* _PROBLEM REQUIREMENTS_
The material below contains a line with "const int nwv" and a line with "P.nyrows > 0) ? 1 : 0;". Copy exactly those two lines and all lines between them.
(Beginning of AVAILABLE RECORDS)
+    for (int i = 0; i < 16; ++i) H[(long)(j0 + g + 4 * i) * P.np + k] = s_tile[g + 4 * i][c];
+}
 __global__ __launch_bounds__(256) void k_pack_tril(const double* __restrict__ H, int np, double* __restrict__ out, int unpack) {
     const int t = blockIdx.x;
     int ti = int((sqrt(8.0 * t + 1.0) - 1.0) * 0.5);
@@ -2071,6 +2250,8 @@
     bool poison = false;
     int test_lose_flag = -1;
     bool lanepair = true;
+    int hbuild = 1;
+    bool hbuild_pair = true;
 };
 static SolveSwitches read_switches() {
     SolveSwitches w;
@@ -2078,7 +2259,8 @@
     auto number = [](const char* name, int& v) { if (const char* ev = std::getenv(name)) v = std::atoi(ev); };
     flag("MBFIR_CORRECTOR", w.corrector); flag("MBFIR_CORR_BIG", w.corr_big); flag("MBFIR_DD_BLOCKINV", w.dd_blockinv);
     flag("MBFIR_HSOLVE", w.hsolve); flag("MBFIR_FUSE", w.fuse); flag("MBFIR_SPECULATE", w.speculate); flag("MBFIR_POISON", w.poison);
-    flag("MBFIR_LANEPAIR", w.lanepair);
+    flag("MBFIR_LANEPAIR", w.lanepair); flag("MBFIR_HBUILD_PAIR", w.hbuild_pair);
+    number("MBFIR_HBUILD", w.hbuild);
     number("MBFIR_TEST_CAP_KP", w.test_cap_kp); number("MBFIR_AR_OVERLAP", w.ar_overlap);
     number("MBFIR_CHOL_SPLIT", w.chol_split); number("MBFIR_TEST_LOSE_FLAG", w.test_lose_flag);
     if (const char* ev = std::getenv("MBFIR_CGRP")) w.cgrp = std::max(1, std::min(CGRP, std::atoi(ev)));
@@ -2332,6 +2514,7 @@
     long n_collectives = 0;
     double collective_bytes = 0;
     long n_pair = 0;
+    long n_hbuild = 0;
     long n_gv = 0, n_gtv = 0;
     void allreduce(double* buf, long count, int op, hipStream_t on = nullptr) {
         if (shard_size <= 1) return;
@@ -2526,7 +2709,7 @@
     }
     void moments_array(int nv, const double* pp, const double4* seeds, int na, int nb, double* out) {
         dim3 g(cdiv(na + nb, MPTS), cdiv(P.nchunk, P.cgrp)), b(256), gf(cdiv(P.nfold, 256));
-        const bool pair = lane_pairs();
+        const bool pair = lane_pairs() && sw.hbuild_pair;
         if (pair) ++n_pair;
         switch (nv) {
 #define MOM_CASE(NVX)                                                                                                          \
@@ -2539,7 +2722,11 @@
 #undef MOM_CASE
             default: throw HipError("moments: unsupported vector count");
         }
-        hipLaunchKernelGGL(k_fold_partials, lane_grid(dim3(cdiv(P.LDM, 64), 2 * nv), nlanes), dim3(64, 16), 0, st, partial, cdiv(P.nchunk, P.cgrp), 2 * nv, P.LDM, P.LDM, out, lane_bytes, P.mask, P.dims, P.cgrp);
+        fold_partials(cdiv(P.nchunk, P.cgrp), 2 * nv, P.LDM, P.LDM, out, P.cgrp);
+    }
+    void fold_partials(int nsplit, int nvv, int ld, int ldo, double* out, int cgrp) {
+        if (sw.hbuild) hipLaunchKernelGGL(k_fold_partials<16>, lane_grid(dim3(cdiv(ld, 16), nvv), nlanes), dim3(16, 16), 0, st, partial, nsplit, nvv, ld, ldo, out, lane_bytes, P.mask, P.dims, cgrp);
+        else hipLaunchKernelGGL(k_fold_partials<64>, lane_grid(dim3(cdiv(ld, 64), nvv), nlanes), dim3(64, 16), 0, st, partial, nsplit, nvv, ld, ldo, out, lane_bytes, P.mask, P.dims, cgrp);
     }
     void atmulti_array(int nvv, const double* pp) {
         dim3 g(P.ld / 128, nsplit_at), b(64, 4);
@@ -2754,6 +2941,9 @@
         P.dl_plain = P.dd_lane ? dl : nullptr;
         const int nwv = P.quad ? 3 : 1, nvb = P.quad ? 2 * P.Ne : P.Ne;
         const bool one_pass = P.trig && P.Ne > 0 && P.tmin == 0.0 && nwv + nvb <= 4;
+        const bool tile_path = sw.hbuild >= 1 && sw.hbuild <= 3 && P.trig && shard_size == 1 && !P.big && ddk <= 0 && !dd_unit;
+        const bool fuse_ident = tile_path && sw.hbuild != 2, fuse_init = fuse_ident && sw.hbuild == 1 && !sw.poison;
+        const int yy_too = (!lead_factor() && !ar_overlap && P.Ne > 0 && P.nyrows > 0) ? 1 : 0;
         if (!one_pass) hipLaunchKernelGGL(k_freq_blocks, lane_grid(dim3(cdiv(P.Mf, 256)), nlanes), dim3(256), 0, st, P, dlw, w3, Dw, BB, m3c);
         hipEvent_t g0 = timing ? next_event() : nullptr, g1 = timing ? next_event() : nullptr;
         if (P.trig) {
@@ -2783,6 +2973,12 @@
                     allreduce(Mom, cnt, 0);
                 }
             }
+            if (tile_path) {
+                const int parts = fuse_ident ? HT_IDENT | (yy_too ? HT_YY : 0) | (fuse_init ? HT_INIT : 0) : 0;
+                const CholInit ci = fuse_init ? chol_init_layout(W1, P.np, flag, sw.chol_split, nlanes) : CholInit{nullptr, nullptr, nullptr, 0};
+                hipLaunchKernelGGL(k_assemble_H_tile, lane_grid(dim3((P.np / 64) * (P.np / 64 + 1) / 2), nlanes), dim3(256), 0, st, P, Mom, momb, dlw, w3, H, ci, parts);
+                if (fuse_ident) ++n_hbuild;
+            } else
             hipLaunchKernelGGL(k_assemble_H_lat, lane_grid(dim3((P.np / 64) * (P.np / 64 + 1) / 2, 16), nlanes), dim3(256), 0, st, P, Mom, momb, H, 1.0);
             if (g1) hipEventRecord(g1, st);
         } else {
(End of AVAILABLE RECORDS)
* _WRITTEN SOLUTION_
         const int nwv = P.quad ? 3 : 1, nvb = P.quad ? 2 * P.Ne : P.Ne;
         const bool one_pass = P.trig && P.Ne > 0 && P.tmin == 0.0 && nwv + nvb <= 4;
+        const bool tile_path = sw.hbuild >= 1 && sw.hbuild <= 3 && P.trig && shard_size == 1 && !P.big && ddk <= 0 && !dd_unit;
+        const bool fuse_ident = tile_path && sw.hbuild != 2, fuse_init = fuse_ident && sw.hbuild == 1 && !sw.poison;
+        const int yy_too = (!lead_factor() && !ar_overlap && P.Ne > 0 && P.nyrows > 0) ? 1 : 0;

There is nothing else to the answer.